[[ SUPPLIED RECORDS, beginning ]]

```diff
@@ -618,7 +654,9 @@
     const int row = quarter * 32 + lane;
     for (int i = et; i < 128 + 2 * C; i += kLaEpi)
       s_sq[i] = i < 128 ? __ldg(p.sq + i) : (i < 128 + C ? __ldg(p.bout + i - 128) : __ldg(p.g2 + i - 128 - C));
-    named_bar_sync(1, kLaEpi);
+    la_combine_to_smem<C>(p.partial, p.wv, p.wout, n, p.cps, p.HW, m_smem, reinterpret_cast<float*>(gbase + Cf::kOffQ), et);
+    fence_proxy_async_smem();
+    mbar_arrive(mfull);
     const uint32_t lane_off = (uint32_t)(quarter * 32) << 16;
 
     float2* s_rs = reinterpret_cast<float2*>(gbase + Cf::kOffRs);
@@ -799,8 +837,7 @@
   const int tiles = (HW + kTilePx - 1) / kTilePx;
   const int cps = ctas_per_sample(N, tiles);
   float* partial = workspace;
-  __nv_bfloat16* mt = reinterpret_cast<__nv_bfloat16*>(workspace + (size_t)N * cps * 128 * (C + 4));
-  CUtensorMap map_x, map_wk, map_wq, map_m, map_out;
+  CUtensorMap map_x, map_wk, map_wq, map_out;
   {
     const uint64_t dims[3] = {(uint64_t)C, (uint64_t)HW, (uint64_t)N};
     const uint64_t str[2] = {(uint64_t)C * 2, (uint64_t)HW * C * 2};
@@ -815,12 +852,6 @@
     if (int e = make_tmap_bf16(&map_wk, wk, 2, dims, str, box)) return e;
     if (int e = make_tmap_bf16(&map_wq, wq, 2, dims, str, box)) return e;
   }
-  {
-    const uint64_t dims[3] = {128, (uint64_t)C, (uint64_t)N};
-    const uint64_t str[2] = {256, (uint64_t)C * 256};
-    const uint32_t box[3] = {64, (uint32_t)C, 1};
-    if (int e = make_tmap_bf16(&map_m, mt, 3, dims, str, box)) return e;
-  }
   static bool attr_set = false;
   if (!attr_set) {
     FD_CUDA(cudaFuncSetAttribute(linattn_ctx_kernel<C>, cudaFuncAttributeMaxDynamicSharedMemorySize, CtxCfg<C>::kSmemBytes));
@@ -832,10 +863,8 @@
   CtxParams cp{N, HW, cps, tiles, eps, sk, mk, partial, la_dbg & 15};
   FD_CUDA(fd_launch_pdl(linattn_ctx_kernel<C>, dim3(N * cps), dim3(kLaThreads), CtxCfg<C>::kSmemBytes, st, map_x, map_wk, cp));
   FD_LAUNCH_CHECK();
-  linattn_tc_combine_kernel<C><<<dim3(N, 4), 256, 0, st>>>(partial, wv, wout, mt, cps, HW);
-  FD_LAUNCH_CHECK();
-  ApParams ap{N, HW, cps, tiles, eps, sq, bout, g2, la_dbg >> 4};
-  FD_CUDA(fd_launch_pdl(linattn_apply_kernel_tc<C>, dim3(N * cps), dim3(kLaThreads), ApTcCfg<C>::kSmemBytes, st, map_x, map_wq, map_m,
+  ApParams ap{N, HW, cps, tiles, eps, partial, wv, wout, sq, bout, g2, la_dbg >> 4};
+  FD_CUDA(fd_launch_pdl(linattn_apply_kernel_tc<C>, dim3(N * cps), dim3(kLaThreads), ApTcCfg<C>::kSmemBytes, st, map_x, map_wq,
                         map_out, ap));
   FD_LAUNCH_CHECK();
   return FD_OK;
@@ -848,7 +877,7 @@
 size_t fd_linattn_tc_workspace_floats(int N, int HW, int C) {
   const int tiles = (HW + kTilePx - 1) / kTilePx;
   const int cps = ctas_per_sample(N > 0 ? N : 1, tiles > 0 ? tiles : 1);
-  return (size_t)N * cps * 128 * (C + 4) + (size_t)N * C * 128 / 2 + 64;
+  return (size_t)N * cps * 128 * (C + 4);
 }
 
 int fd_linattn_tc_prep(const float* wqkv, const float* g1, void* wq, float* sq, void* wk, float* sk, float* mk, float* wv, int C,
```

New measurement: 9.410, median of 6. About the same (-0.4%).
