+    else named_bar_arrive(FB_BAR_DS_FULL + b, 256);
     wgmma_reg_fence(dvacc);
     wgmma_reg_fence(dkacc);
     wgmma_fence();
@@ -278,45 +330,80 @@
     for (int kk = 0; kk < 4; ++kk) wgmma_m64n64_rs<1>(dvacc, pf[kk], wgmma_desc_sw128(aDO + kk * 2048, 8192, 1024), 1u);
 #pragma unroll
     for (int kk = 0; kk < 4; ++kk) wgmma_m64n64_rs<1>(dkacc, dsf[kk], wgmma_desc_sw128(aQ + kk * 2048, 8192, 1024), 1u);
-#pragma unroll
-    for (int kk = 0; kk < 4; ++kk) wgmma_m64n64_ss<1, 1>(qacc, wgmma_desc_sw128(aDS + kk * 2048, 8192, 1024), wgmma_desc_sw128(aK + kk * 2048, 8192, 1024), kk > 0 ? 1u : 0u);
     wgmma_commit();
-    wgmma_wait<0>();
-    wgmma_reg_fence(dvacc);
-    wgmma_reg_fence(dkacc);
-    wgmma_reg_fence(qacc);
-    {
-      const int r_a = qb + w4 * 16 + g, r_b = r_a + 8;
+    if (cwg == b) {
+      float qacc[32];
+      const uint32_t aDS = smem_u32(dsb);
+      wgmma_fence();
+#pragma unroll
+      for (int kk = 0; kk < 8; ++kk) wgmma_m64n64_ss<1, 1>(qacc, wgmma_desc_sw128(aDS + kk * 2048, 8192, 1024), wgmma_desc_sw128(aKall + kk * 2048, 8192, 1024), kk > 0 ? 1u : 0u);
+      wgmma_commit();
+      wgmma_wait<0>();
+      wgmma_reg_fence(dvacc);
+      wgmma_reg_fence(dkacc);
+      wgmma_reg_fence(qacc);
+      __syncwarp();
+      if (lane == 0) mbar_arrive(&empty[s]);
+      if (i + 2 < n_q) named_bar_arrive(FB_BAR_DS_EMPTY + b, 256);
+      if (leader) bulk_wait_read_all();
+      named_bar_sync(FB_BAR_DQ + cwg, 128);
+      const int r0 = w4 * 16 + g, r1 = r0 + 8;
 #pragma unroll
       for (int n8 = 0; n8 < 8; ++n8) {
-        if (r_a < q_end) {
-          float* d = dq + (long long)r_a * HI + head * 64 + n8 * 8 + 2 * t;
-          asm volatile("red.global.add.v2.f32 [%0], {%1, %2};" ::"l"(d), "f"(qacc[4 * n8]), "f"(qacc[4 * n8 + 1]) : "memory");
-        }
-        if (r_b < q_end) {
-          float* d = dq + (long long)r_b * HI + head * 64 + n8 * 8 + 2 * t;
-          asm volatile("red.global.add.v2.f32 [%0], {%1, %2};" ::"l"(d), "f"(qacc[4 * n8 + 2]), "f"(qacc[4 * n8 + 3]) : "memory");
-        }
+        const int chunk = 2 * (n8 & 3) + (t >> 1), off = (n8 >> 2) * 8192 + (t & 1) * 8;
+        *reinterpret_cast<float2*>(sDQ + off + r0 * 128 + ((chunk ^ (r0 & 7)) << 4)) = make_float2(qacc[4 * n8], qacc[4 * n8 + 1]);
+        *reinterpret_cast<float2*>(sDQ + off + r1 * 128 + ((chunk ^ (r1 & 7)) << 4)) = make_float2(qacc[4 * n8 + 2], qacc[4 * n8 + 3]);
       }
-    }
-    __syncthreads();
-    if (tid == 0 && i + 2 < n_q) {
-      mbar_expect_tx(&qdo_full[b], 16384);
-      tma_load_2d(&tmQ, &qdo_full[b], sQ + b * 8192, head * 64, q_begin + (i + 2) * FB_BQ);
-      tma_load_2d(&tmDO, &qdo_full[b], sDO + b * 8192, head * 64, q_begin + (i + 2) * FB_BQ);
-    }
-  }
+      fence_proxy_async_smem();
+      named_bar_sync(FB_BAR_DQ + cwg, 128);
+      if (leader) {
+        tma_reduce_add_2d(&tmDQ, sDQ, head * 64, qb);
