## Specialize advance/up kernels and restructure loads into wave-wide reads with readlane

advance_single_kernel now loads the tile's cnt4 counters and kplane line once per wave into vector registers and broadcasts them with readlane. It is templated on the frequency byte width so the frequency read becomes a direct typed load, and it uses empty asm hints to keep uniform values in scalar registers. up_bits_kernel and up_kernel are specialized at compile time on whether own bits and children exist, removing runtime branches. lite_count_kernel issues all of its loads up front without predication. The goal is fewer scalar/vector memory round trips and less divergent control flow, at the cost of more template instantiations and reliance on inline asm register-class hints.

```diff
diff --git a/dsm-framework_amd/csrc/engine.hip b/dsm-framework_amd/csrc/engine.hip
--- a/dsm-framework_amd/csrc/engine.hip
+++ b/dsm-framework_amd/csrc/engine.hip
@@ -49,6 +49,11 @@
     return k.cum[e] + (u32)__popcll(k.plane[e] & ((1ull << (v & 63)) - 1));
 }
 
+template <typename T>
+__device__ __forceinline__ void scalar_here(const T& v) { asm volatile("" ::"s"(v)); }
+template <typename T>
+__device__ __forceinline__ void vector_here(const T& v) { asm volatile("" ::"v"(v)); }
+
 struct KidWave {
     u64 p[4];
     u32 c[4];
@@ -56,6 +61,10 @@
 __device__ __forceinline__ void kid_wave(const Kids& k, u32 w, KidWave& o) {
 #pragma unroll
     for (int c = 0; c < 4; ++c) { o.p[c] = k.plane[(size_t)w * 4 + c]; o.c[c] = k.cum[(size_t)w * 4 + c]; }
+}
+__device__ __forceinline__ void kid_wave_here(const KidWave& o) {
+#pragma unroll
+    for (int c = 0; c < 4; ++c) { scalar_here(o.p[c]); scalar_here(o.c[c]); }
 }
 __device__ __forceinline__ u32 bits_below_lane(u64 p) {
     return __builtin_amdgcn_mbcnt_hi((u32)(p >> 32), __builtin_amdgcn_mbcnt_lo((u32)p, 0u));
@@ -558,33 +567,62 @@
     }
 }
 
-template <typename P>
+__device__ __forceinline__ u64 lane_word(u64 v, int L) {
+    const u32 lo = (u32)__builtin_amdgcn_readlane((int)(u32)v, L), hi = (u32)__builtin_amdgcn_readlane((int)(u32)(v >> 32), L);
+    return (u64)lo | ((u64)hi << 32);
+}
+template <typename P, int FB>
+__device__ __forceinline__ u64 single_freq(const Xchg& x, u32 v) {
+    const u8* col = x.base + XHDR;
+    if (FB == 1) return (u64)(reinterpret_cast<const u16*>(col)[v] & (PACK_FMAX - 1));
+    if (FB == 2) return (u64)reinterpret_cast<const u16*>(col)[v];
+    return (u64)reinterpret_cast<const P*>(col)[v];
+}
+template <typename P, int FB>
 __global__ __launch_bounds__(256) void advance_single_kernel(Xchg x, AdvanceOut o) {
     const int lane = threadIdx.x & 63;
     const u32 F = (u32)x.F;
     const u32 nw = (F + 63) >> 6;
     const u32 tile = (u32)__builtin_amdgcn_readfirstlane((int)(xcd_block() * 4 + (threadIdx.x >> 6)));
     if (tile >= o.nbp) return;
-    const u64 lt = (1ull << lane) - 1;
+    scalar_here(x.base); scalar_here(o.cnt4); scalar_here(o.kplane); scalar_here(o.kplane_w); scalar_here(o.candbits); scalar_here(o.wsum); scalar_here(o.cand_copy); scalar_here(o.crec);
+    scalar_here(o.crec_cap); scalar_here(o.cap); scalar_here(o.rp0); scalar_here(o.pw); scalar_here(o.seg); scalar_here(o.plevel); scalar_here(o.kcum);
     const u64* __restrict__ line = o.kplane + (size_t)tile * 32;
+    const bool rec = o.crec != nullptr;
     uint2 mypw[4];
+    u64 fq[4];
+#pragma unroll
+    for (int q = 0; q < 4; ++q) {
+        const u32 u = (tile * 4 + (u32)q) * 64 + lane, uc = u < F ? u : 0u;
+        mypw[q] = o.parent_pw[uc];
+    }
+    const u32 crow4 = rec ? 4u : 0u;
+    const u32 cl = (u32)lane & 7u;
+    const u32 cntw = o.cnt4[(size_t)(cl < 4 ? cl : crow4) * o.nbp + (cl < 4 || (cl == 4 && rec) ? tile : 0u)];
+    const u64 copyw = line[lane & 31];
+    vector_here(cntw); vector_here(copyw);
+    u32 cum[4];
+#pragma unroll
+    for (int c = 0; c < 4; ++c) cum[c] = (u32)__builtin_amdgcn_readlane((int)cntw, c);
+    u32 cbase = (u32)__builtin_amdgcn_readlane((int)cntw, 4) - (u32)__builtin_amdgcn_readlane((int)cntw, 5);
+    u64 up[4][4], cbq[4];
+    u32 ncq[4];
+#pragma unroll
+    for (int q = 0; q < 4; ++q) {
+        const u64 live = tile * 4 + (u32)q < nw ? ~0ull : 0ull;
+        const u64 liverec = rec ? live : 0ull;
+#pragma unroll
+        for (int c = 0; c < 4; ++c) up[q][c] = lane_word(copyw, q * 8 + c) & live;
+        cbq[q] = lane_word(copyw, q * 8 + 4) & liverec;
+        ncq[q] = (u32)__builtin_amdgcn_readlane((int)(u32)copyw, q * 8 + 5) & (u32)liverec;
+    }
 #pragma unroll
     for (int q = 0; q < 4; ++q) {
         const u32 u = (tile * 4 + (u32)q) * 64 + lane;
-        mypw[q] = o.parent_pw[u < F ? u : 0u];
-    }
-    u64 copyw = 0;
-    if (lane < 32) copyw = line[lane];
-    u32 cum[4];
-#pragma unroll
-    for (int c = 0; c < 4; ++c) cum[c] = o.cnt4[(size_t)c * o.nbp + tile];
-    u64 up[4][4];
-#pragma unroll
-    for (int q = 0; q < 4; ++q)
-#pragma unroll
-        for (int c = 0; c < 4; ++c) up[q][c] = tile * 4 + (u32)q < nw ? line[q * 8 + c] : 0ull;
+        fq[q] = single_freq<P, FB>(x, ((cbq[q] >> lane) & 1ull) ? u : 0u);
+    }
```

[[ SUPPLIED RECORDS, end ]]

* [WHAT IS REQUIRED] The lines to copy are those above that contain "CUtensorMap".

* [ANSWER TO THIS TASK]
-  CUtensorMap map_x, map_wk, map_wq, map_m, map_out;
+  CUtensorMap map_x, map_wk, map_wq, map_out;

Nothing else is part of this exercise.